The results showed that corn grain samples intended to use for animal feed in Malaysia were contaminated with moulds and mycotoxins. More than 50% of corn samples were found contaminated with mycotoxins. About 18 (22.5%) samples, out of 80 had exceeded the AFB1 above the legal limits of Argentina, Australia, Brazil, India, Netherlands and USA (>20 μg kg^-1). Fumonisin levels in all corn samples were below the international acceptable limits in animal feeds. However, the detection of small quantities in all the corn samples warrants further investigations as the total usage of corn derived feed in livestock industry is very high in Malaysia. A possible reason for the occurrence of moulds and mycotoxins is the inappropriate storage during production. Based on the results of this study, we can expect that there is a mycotoxin problem for livestock industry in Malaysia. However, livestock industries in Malaysia should develop mycotoxin detection methods by themselves or they should send samples to mycotoxin detection laboratories to confirm that their feedstuffs are negative for mycotoxins.

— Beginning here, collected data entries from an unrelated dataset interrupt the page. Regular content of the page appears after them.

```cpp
template <class C, class Backend>
class MsmPlan {
 public:
  typedef XyzzD<C> Pt;
  typedef typename C::FrP FrP;
  typedef typename ScalarCurveOf<C>::type SC;
  static constexpr bool G2 = GroupKind<C>::TABLE_FREE;
  static constexpr int AW = AffD<C>::WORDS;

  MsmPlan(Backend& be, size_t n_max, const MsmConfig& cfg, uint32_t subs = 0) : be_(be), cfg_(cfg), n_max_(n_max), subs_(subs) {
    if (subs_ && (!cfg_.tbl || !cfg_.tbl_c || n_max % subs_)) throw std::runtime_error("MsmPlan: many-MSM mode needs a window table");
    if (G2 && (subs_ ? !GroupKind<C>::MANY_MSM : cfg_.tbl != nullptr)) throw std::runtime_error("MsmPlan: G2 and twisted Edwards groups are table-free");
    if (cfg_.T2 < 4) cfg_.T2 = 4;
    if (cfg_.T2b < 4) cfg_.T2b = 4;
    auto pow2_floor = [](uint32_t v, uint32_t lo, uint32_t hi) { uint32_t p = lo; while (p * 2 <= v && p * 2 <= hi) p *= 2; return p; };
    cfg_.K0 = pow2_floor(cfg_.K0, 2, 1u << 12);
    cfg_.tbl_K0 = pow2_floor(cfg_.tbl_K0, 2, 1u << 12);
    cfg_.K1 = pow2_floor(cfg_.K1, 2, 256);
    if (cfg_.T2 > 4096) cfg_.T2 = 4096;
    if (cfg_.T2b > 4096) cfg_.T2b = 4096;
    min_T_ = cfg_.T ? cfg_.T : 16;
    size_t NBmax = 1, Mmax = 1, red_max = 1, res_max = 1;
    std::vector<size_t> sizes;
    if (subs_) sizes.push_back(n_max);
    else {
      for (size_t p2 = 1; p2 <= n_max; p2 <<= 1) { sizes.push_back(p2); if (p2 > 1) sizes.push_back(p2 - 1); if (p2 > (n_max >> 1)) break; }
      sizes.push_back(31); sizes.push_back(32); sizes.push_back(n_max);
      if (cfg_.tbl && cfg_.tbl_min_n) { sizes.push_back(cfg_.tbl_min_n); if (cfg_.tbl_min_n > 1) sizes.push_back(cfg_.tbl_min_n - 1); }
    }
    for (size_t n : sizes) {
      if (n < 1 || n > n_max) continue;
      plan_geometry(n);
      NBmax = std::max<size_t>(NBmax, g_.NB);
      Mmax = std::max<size_t>(Mmax, n * (size_t)g_.Wd);
      size_t total = 0;
      for (uint32_t l = 0; l < n_levels_; l++) total += (size_t)(1 + lvl_narr_[l]) * g_.W * lvl_m_[l];
      red_max = std::max(red_max, total);
      res_max = std::max<size_t>(res_max, (size_t)g_.W * (n_levels_ ? lvl_narr_[n_levels_ - 1] : 1));
    }
    entries_cap_ = Mmax; nb_cap_ = NBmax;
    if (!cfg_.T && Mmax <= ((size_t)1 << 17)) min_T_ = 8;
    hist_ = offsets_ = cursor_ = entries_ = buckets_ = scalars_ = red_ = nullptr; pk_[0] = pk_[1] = pp_[0] = pp_[1] = nullptr;
    try {
    hist_ = (uint32_t*)be_.alloc((NBmax + 1) * 4);
    offsets_ = (uint32_t*)be_.alloc((NBmax + 1) * 4);
    cursor_ = (uint32_t*)be_.alloc((NBmax + 1) * 4);
    entries_ = (uint32_t*)be_.alloc(Mmax * 4);
    buckets_ = (uint32_t*)be_.alloc(NBmax * Pt::WORDS * 4);
    scalars_ = (uint32_t*)be_.alloc((n_max ? n_max : 1) * (size_t)FrP::N * 4);
    size_t lanes0 = ceil_div_u32(Mmax, min_T_);
    if (!cfg_.T) {
      const size_t tl = std::max(cfg_.target_lanes, cfg_.tbl ? (cfg_.tbl_chunk ? std::max(cfg_.tbl_max_lanes, cfg_.tbl_target_lanes) : cfg_.tbl_target_lanes) : 0u);
      size_t bound = std::max<size_t>(tl * 17 / 16 + 2, Mmax / 4096 + 1);
      if (lanes0 > bound) lanes0 = bound;
    }
    size_t slots = 2 * lanes0;
    part_slots_ = slots;
    for (int i = 0; i < 2; i++) {
      pk_[i] = (uint32_t*)be_.alloc(slots * 4);
      pp_[i] = (uint32_t*)be_.alloc(slots * (size_t)Pt::WORDS * 4);
      slots = 2 * (size_t)ceil_div_u32(slots, cfg_.T2);
    }
    red_ = (uint32_t*)be_.alloc((red_max + 2 * (size_t)subs_) * (size_t)Pt::WORDS * 4);
    result_host_ = (uint32_t*)be_.alloc_host(std::max<size_t>(res_max, 2 * (size_t)subs_) * Pt::WORDS * 4);
    red_points_ = red_max;
    } catch (...) { release(); throw; }
    plan_geometry(n_max);
  }
  ~MsmPlan() { release(); }
  void release() {
    void* ps[] = {hist_, offsets_, cursor_, entries_, buckets_, scalars_, pk_[0], pk_[1], pp_[0], pp_[1], red_, entries2_, offsets2_, buckets2_, hist2_, cursor2_};
    entries2_ = offsets2_ = buckets2_ = hist2_ = cursor2_ = nullptr;
    for (void* p : ps) be_.free(p);
    be_.free_host(result_host_);
    be_.free(tab_); be_.free_host(tab_host_); tab_ = nullptr; tab_host_ = nullptr;
    hist_ = offsets_ = cursor_ = entries_ = buckets_ = scalars_ = red_ = nullptr; pk_[0] = pk_[1] = pp_[0] = pp_[1] = nullptr;
    result_host_ = nullptr;
  }

  void trim() {
    if (in_parts_) return;
    void* ps[] = {entries2_, offsets2_, buckets2_, hist2_, cursor2_};
    entries2_ = offsets2_ = buckets2_ = hist2_ = cursor2_ = nullptr;
    for (void* p : ps) be_.free(p);
  }

  const MsmGeom& geom() const { return g_; }
  uint32_t* scalar_staging() { return scalars_; }
  const MsmGeom& last_geom() const { return g_; }

  void run(const uint32_t* bases_dev, uint32_t base_off, const uint32_t* scalars_dev, size_t n, bool from_mont,
           uint32_t* out_host) {
    enqueue(bases_dev, base_off, scalars_dev, n, from_mont);
    finish(out_host);
  }

  void enqueue_vectors(const uint32_t* bases_dev, uint32_t base_off, const uint64_t* ptrs_host, size_t count, size_t m, bool from_mont) {
    if (!subs_ || count > subs_ || count * m > n_max_) throw MsmCapacityError("MsmPlan: batch exceeds the plan");
    if (!tab_) { tab_ = (uint64_t*)be_.alloc((size_t)subs_ * 8); tab_host_ = (uint64_t*)be_.alloc_host((size_t)subs_ * 8); }
    for (size_t k = 0; k < count; k++) tab_host_[k] = ptrs_host[k];
    be_.copy_h2d(tab_, tab_host_, count * 8);
    enqueue(bases_dev, base_off, nullptr, count * m, from_mont, m, tab_);
  }

  void enqueue(const uint32_t* bases_dev, uint32_t base_off, const uint32_t* scalars_dev, size_t n, bool from_mont,
               size_t m_sub = 0, const uint64_t* scalar_tab = nullptr) {
    pending_empty_ = (n == 0);
    if (n == 0) return;
    plan_geometry(n);
    parts_k_ = 0; in_parts_ = false;
    part_body(bases_dev, base_off, scalars_dev, n, from_mont, m_sub, scalar_tab, true, true);
    reduce_and_download();
  }

  void begin_parts(size_t n_total) {
    if (subs_) throw std::runtime_error("MsmPlan: parts are for single MSMs");
    pending_empty_ = (n_total == 0);
    if (n_total == 0) return;
    if (n_total > n_max_) throw MsmCapacityError("MsmPlan: call exceeds the workspace this plan was sized for");
    plan_geometry(n_total);
    parts_k_ = 0; in_parts_ = true; parts_n_ = 0;
    if (!entries2_) {
      entries2_ = (uint32_t*)be_.alloc(entries_cap_ * 4);
      offsets2_ = (uint32_t*)be_.alloc((nb_cap_ + 1) * 4);
      buckets2_ = (uint32_t*)be_.alloc(nb_cap_ * Pt::WORDS * 4);
      hist2_ = (uint32_t*)be_.alloc((nb_cap_ + 1) * 4);
      cursor2_ = (uint32_t*)be_.alloc((nb_cap_ + 1) * 4);
    }
    set_tok_[0] = set_tok_[1] = -1;
  }
  void add_part(const uint32_t* bases_dev, uint32_t base_off, const uint32_t* scalars_dev, size_t n, bool from_mont, int ready_tok, bool last) {
    if (pending_empty_ || n == 0) { if (last && !pending_empty_) { if (parts_k_ == 0) { pending_empty_ = true; return; } reduce_and_download(); } return; }
    part_body(bases_dev, base_off, scalars_dev, n, from_mont, 0, nullptr, parts_k_ == 0, last, ready_tok);
    parts_n_ += n;
    if (last) reduce_and_download();
  }

 private:
  void part_body(const uint32_t* bases_dev, uint32_t base_off, const uint32_t* scalars_dev, size_t n, bool from_mont, size_t m_sub,
                 const uint64_t* scalar_tab, bool first, bool last, int ready_tok = -1) {
    MsmGeom g = g_;
    g.n = (uint32_t)n; g.base_off = base_off; g.from_mont = from_mont ? 1 : 0;
    g.m_sub = subs_ ? (uint32_t)(m_sub ? m_sub : n / subs_) : 0u;
    g.scalar_tab = scalar_tab;
    const size_t Mmax = n * g.Wd;
    uint32_t want_lanes = g.tbl_stride ? cfg_.tbl_target_lanes : cfg_.target_lanes;
    if (g.tbl_stride && cfg_.tbl_chunk)
      while ((uint64_t)want_lanes * 2 <= cfg_.tbl_max_lanes && Mmax / ((size_t)want_lanes * 2) >= cfg_.tbl_chunk) want_lanes *= 2;
    uint32_t T = cfg_.T ? cfg_.T : (uint32_t)((Mmax + want_lanes - 1) / want_lanes);
    if (T < min_T_) T = min_T_;
    if (T > 4096) T = 4096;
    g.T = T; g.T2 = cfg_.T2; g.T2b = cfg_.T2b;
    const size_t lanes = ceil_div_u32(Mmax, T);
    if (n > n_max_ || Mmax > entries_cap_ || g.NB > nb_cap_ || 2 * lanes > part_slots_)
      throw MsmCapacityError("MsmPlan: call exceeds the workspace this plan was sized for");
    const int set = in_parts_ ? (int)(parts_k_ & 1u) : 0;
    uint32_t* entries = set ? entries2_ : entries_; uint32_t* offsets = set ? offsets2_ : offsets_;
    uint32_t* hist = set ? hist2_ : hist_; uint32_t* cursor = set ? cursor2_ : cursor_;
    uint32_t* buckets = (in_parts_ && !first) ? buckets2_ : buckets_;
    const bool marks = !in_parts_ || first;
    be_.memset(buckets, 0, (size_t)g.NB * Pt::WORDS * 4);
    if (in_parts_) {
      int tok = -1;
      {
        struct AuxScope { Backend& b; bool marks_was; int* tok; ~AuxScope() { b.timing_marks(marks_was); try { *tok = b.aux_end(); } catch (...) { *tok = -1; } } };
        be_.aux_begin(set_tok_[set], ready_tok);
        AuxScope scope{be_, be_.timing_marks(marks), &tok};
        be_.template sort_entries<SC>(g, scalars_dev, hist, offsets, cursor, entries);
      }
      be_.wait_token(tok);
    } else {
      be_.template sort_entries<SC>(g, scalars_dev, hist, offsets, cursor, entries);
    }

    { AccumulateBody<C> b{g, g.tbl_stride ? cfg_.tbl : bases_dev, entries, offsets, buckets, pk_[0], pp_[0]}; be_.template accumulate<C>(b, lanes); }
    if (!in_parts_ || last) be_.mark();
    const bool tail_queue = !in_parts_ && n <= ((size_t)3 << 19);
    struct TailGuard { Backend& b; bool armed; ~TailGuard() { if (armed) b.end_tail(); } } tail_guard{be_, false};
    if (tail_queue) { be_.begin_tail(); tail_guard.armed = true; }
    size_t slots = 2 * lanes; uint32_t level = 1; int cur = 0;
    for (;;) {
      size_t lanes2 = ceil_div_u32(slots, level == 1 ? g.T2 : g.T2b);
      if (lanes2 <= (cfg_.seg_tail_lanes ? cfg_.seg_tail_lanes : 1u)) {
        be_.template seg_reduce_tail<C>(g, level, (uint32_t)slots, pk_, pp_, cur, offsets, buckets);
        break;
      }
      SegReduceBody<C> b{g, level, (uint32_t)slots, pk_[cur], pp_[cur], offsets, buckets, pk_[cur ^ 1], pp_[cur ^ 1]};
      be_.launch(b, lanes2);
      slots = 2 * lanes2; level++; cur ^= 1;
    }
    if (in_parts_) {
      if (!first) { BucketMergeBody<C> m{buckets_, buckets2_}; be_.launch(m, g.NB); }
      set_tok_[set] = be_.main_token();
      parts_k_++;
    }
    last_g_ = g;
    tail_open_ = tail_queue; tail_guard.armed = false;
  }

  void reduce_and_download() {
    const MsmGeom& g = last_g_;
    struct TailScope { Backend& b; bool on; ~TailScope() { if (on) b.end_tail(); } } tail_scope{be_, tail_open_};
    tail_open_ = false;
    be_.mark();
    const uint32_t* x = buckets_;
    uint32_t* lvl_base = red_;
    uint32_t* prev_base = nullptr;
    for (uint32_t l = 0; l < n_levels_; l++) {
      const uint32_t K = lvl_K_[l], m_out = lvl_m_[l];
      const size_t cnt = (size_t)g.W * m_out;
      const size_t stride = cnt * Pt::WORDS;
      const uint32_t n_old = l ? lvl_narr_[l - 1] : 0;
      const uint32_t* old_in = l ? prev_base + (size_t)g.W * lvl_m_[l - 1] * Pt::WORDS : nullptr;
      be_.template bucket_level<C>(K, l == 0 ? 1u : 0u, (uint32_t)cnt, n_old, (int)lvl_bits_[l], x, old_in, lvl_base);
      x = lvl_base; prev_base = lvl_base; lvl_base += (size_t)(1 + lvl_narr_[l]) * stride;
    }
    be_.mark();
    if (subs_) {
      SubFoldBody<C> f;
      f.arrays = n_levels_ ? prev_base + (size_t)g.W * Pt::WORDS : buckets_;
      f.W = g.W; f.narr = n_levels_ ? (uint32_t)arr_exp_.size() : 1u;
      if (f.narr > 32) throw std::runtime_error("MsmPlan: too many reduction arrays");
      for (uint32_t a = 0; a < f.narr; a++) { f.exp[a] = n_levels_ ? arr_exp_[a] : 0u; f.order[a] = a; }
      std::stable_sort(f.order, f.order + f.narr, [&](uint32_t x, uint32_t y) { return f.exp[x] > f.exp[y]; });
      f.out = red_ + red_points_ * Pt::WORDS;
      be_.launch(f, g.W);
      be_.copy_d2h_async(result_host_, f.out, (size_t)g.W * Pt::WORDS * 4);
    }
    else if (n_levels_ == 0) be_.copy_d2h_async(result_host_, buckets_, (size_t)g.W * Pt::WORDS * 4);
    else be_.copy_d2h_async(result_host_, prev_base + (size_t)g.W * Pt::WORDS, (size_t)g.W * lvl_narr_[n_levels_ - 1] * Pt::WORDS * 4);
    be_.record_done();
    in_parts_ = false;
  }

 public:
  void prepare_replay(size_t n) { pending_empty_ = (n == 0); if (n) plan_geometry(n); }

  void finish(uint32_t* out_host) {
    if (subs_) {
      if constexpr (GroupKind<C>::IS_TE) {
        if (pending_empty_) { std::vector<uint32_t> empty((size_t)subs_ * Pt::WORDS, 0u); host64::batch_to_affine<C>(empty.data(), subs_, out_host); return; }
        be_.wait_done();
        host64::batch_to_affine<C>(result_host_, subs_, out_host);
        return;
      }
      if (pending_empty_) { for (size_t i = 0; i < (size_t)subs_ * AW; i++) out_host[i] = 0; return; }
      be_.wait_done();
      if constexpr (!G2) if (g_.glv) {
        typedef host64::Xyzz64<C> P64;
        std::vector<uint32_t> sum((size_t)subs_ * Pt::WORDS);
        for (uint32_t k = 0; k < subs_; k++) {
          P64 a = P64::load(result_host_ + (size_t)(2 * k) * Pt::WORDS), b = P64::load(result_host_ + (size_t)(2 * k + 1) * Pt::WORDS);
          b.X = b.X.mul(P64::Fq::load(GlvOf<C>::T::BETA_MONT));
          a.add(b);
          a.store(&sum[(size_t)k * Pt::WORDS]);
        }
        host64::batch_to_affine<C>(sum.data(), subs_, out_host);
        return;
      }
      host64::batch_to_affine<C>(result_host_, subs_, out_host);
      return;
    }
    if (pending_empty_) { for (int i = 0; i < AW; i++) out_host[i] = 0; return; }
    if (in_parts_) {
      be_.quiesce();
      in_parts_ = false; tail_open_ = false;
      throw std::runtime_error("MsmPlan: a call in parts was abandoned before its last part");
    }
    be_.wait_done();
    host_tail(out_host);
  }

 private:
  void plan_geometry(size_t n) {
    const bool tbl = subs_ || (cfg_.tbl && cfg_.tbl_c && n >= cfg_.tbl_min_n);
    uint32_t c = tbl ? cfg_.tbl_c : cfg_.c ? cfg_.c : msm_choose_c(n, FrP::BITS);
    g_ = msm_make_geom(FrP::BITS, n, c, tbl, tbl && cfg_.tbl_glv, subs_, cfg_.tbl_stride, tbl ? cfg_.tbl_pt_stride : (uint32_t)AW, cfg_.T2, cfg_.T2b);
    const MsmLevels lv = msm_plan_levels(cfg_, g_, n, tbl);
    n_levels_ = lv.n_levels;
    for (uint32_t l = 0; l < lv.n_levels; l++) { lvl_K_[l] = lv.K[l]; lvl_m_[l] = lv.m[l]; lvl_bits_[l] = lv.mode[l]; lvl_narr_[l] = lv.narr[l]; }
    arr_exp_ = lv.arr_exp;
  }

  void host_tail(uint32_t* out_host) {
    const uint32_t L = n_levels_, W = g_.W;
    const uint32_t cw = g_.tbl_stride ? 0u : g_.c;
    const size_t narr = L == 0 ? 1 : arr_exp_.size();
    if constexpr (!G2) if (g_.glv) {
      typedef host64::Xyzz64<C> P64;
      for (size_t a = 0; a < narr; a++) {
        uint32_t* p = &result_host_[(a * W + 1) * Pt::WORDS];
        P64::Fq::load(p).mul(P64::Fq::load(GlvOf<C>::T::BETA_MONT)).store(p);
      }
    }
    std::vector<host64::WeightedPoint> items;
    if (L == 0) {
      for (uint32_t w = 0; w < W; w++) items.push_back({cw * w, &result_host_[(size_t)w * Pt::WORDS]});
    } else {
      for (size_t a = 0; a < arr_exp_.size(); a++)
        for (uint32_t w = 0; w < W; w++)
          items.push_back({cw * w + arr_exp_[a], &result_host_[(a * W + w) * Pt::WORDS]});
    }
    host64::horner_to_affine<C>(items, out_host);
  }

  Backend& be_;
  MsmConfig cfg_;
  size_t n_max_;
  uint32_t subs_ = 0;
  size_t red_points_ = 0;
  MsmGeom g_;
  uint32_t min_T_;
  size_t part_slots_ = 0, entries_cap_ = 0, nb_cap_ = 0;
  uint32_t *hist_, *offsets_, *cursor_, *entries_, *buckets_, *scalars_, *red_;
  uint32_t* pk_[2]; uint32_t* pp_[2];
  uint32_t n_levels_; uint32_t lvl_K_[32]; uint32_t lvl_m_[32]; uint32_t lvl_bits_[32]; uint32_t lvl_narr_[32];
  std::vector<uint32_t> arr_exp_;
  uint32_t* result_host_ = nullptr;
  uint64_t* tab_ = nullptr; uint64_t* tab_host_ = nullptr;
  bool pending_empty_ = true;
  uint32_t *entries2_ = nullptr, *offsets2_ = nullptr, *buckets2_ = nullptr, *hist2_ = nullptr, *cursor2_ = nullptr;
  uint32_t parts_k_ = 0; size_t parts_n_ = 0; bool in_parts_ = false, tail_open_ = false;
  int set_tok_[2] = {-1, -1};
  MsmGeom last_g_;
};

}
```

We hope this study will facilitate towards the development of regulatory limits and proper storage structures and suitable management practices in the country.

ACKNOWLEDGEMENTS

Dr. K.R.N. Reddy acknowledges the Universiti Sains Malaysia (USM), Malaysia for providing a postdoctoral fellowship. We are grateful for the research grant 1001/PBIOLOGI/811147 provided by USM. The researchers are grateful to Khosrow Chehri, USM for helping in identification of Fusarium strains.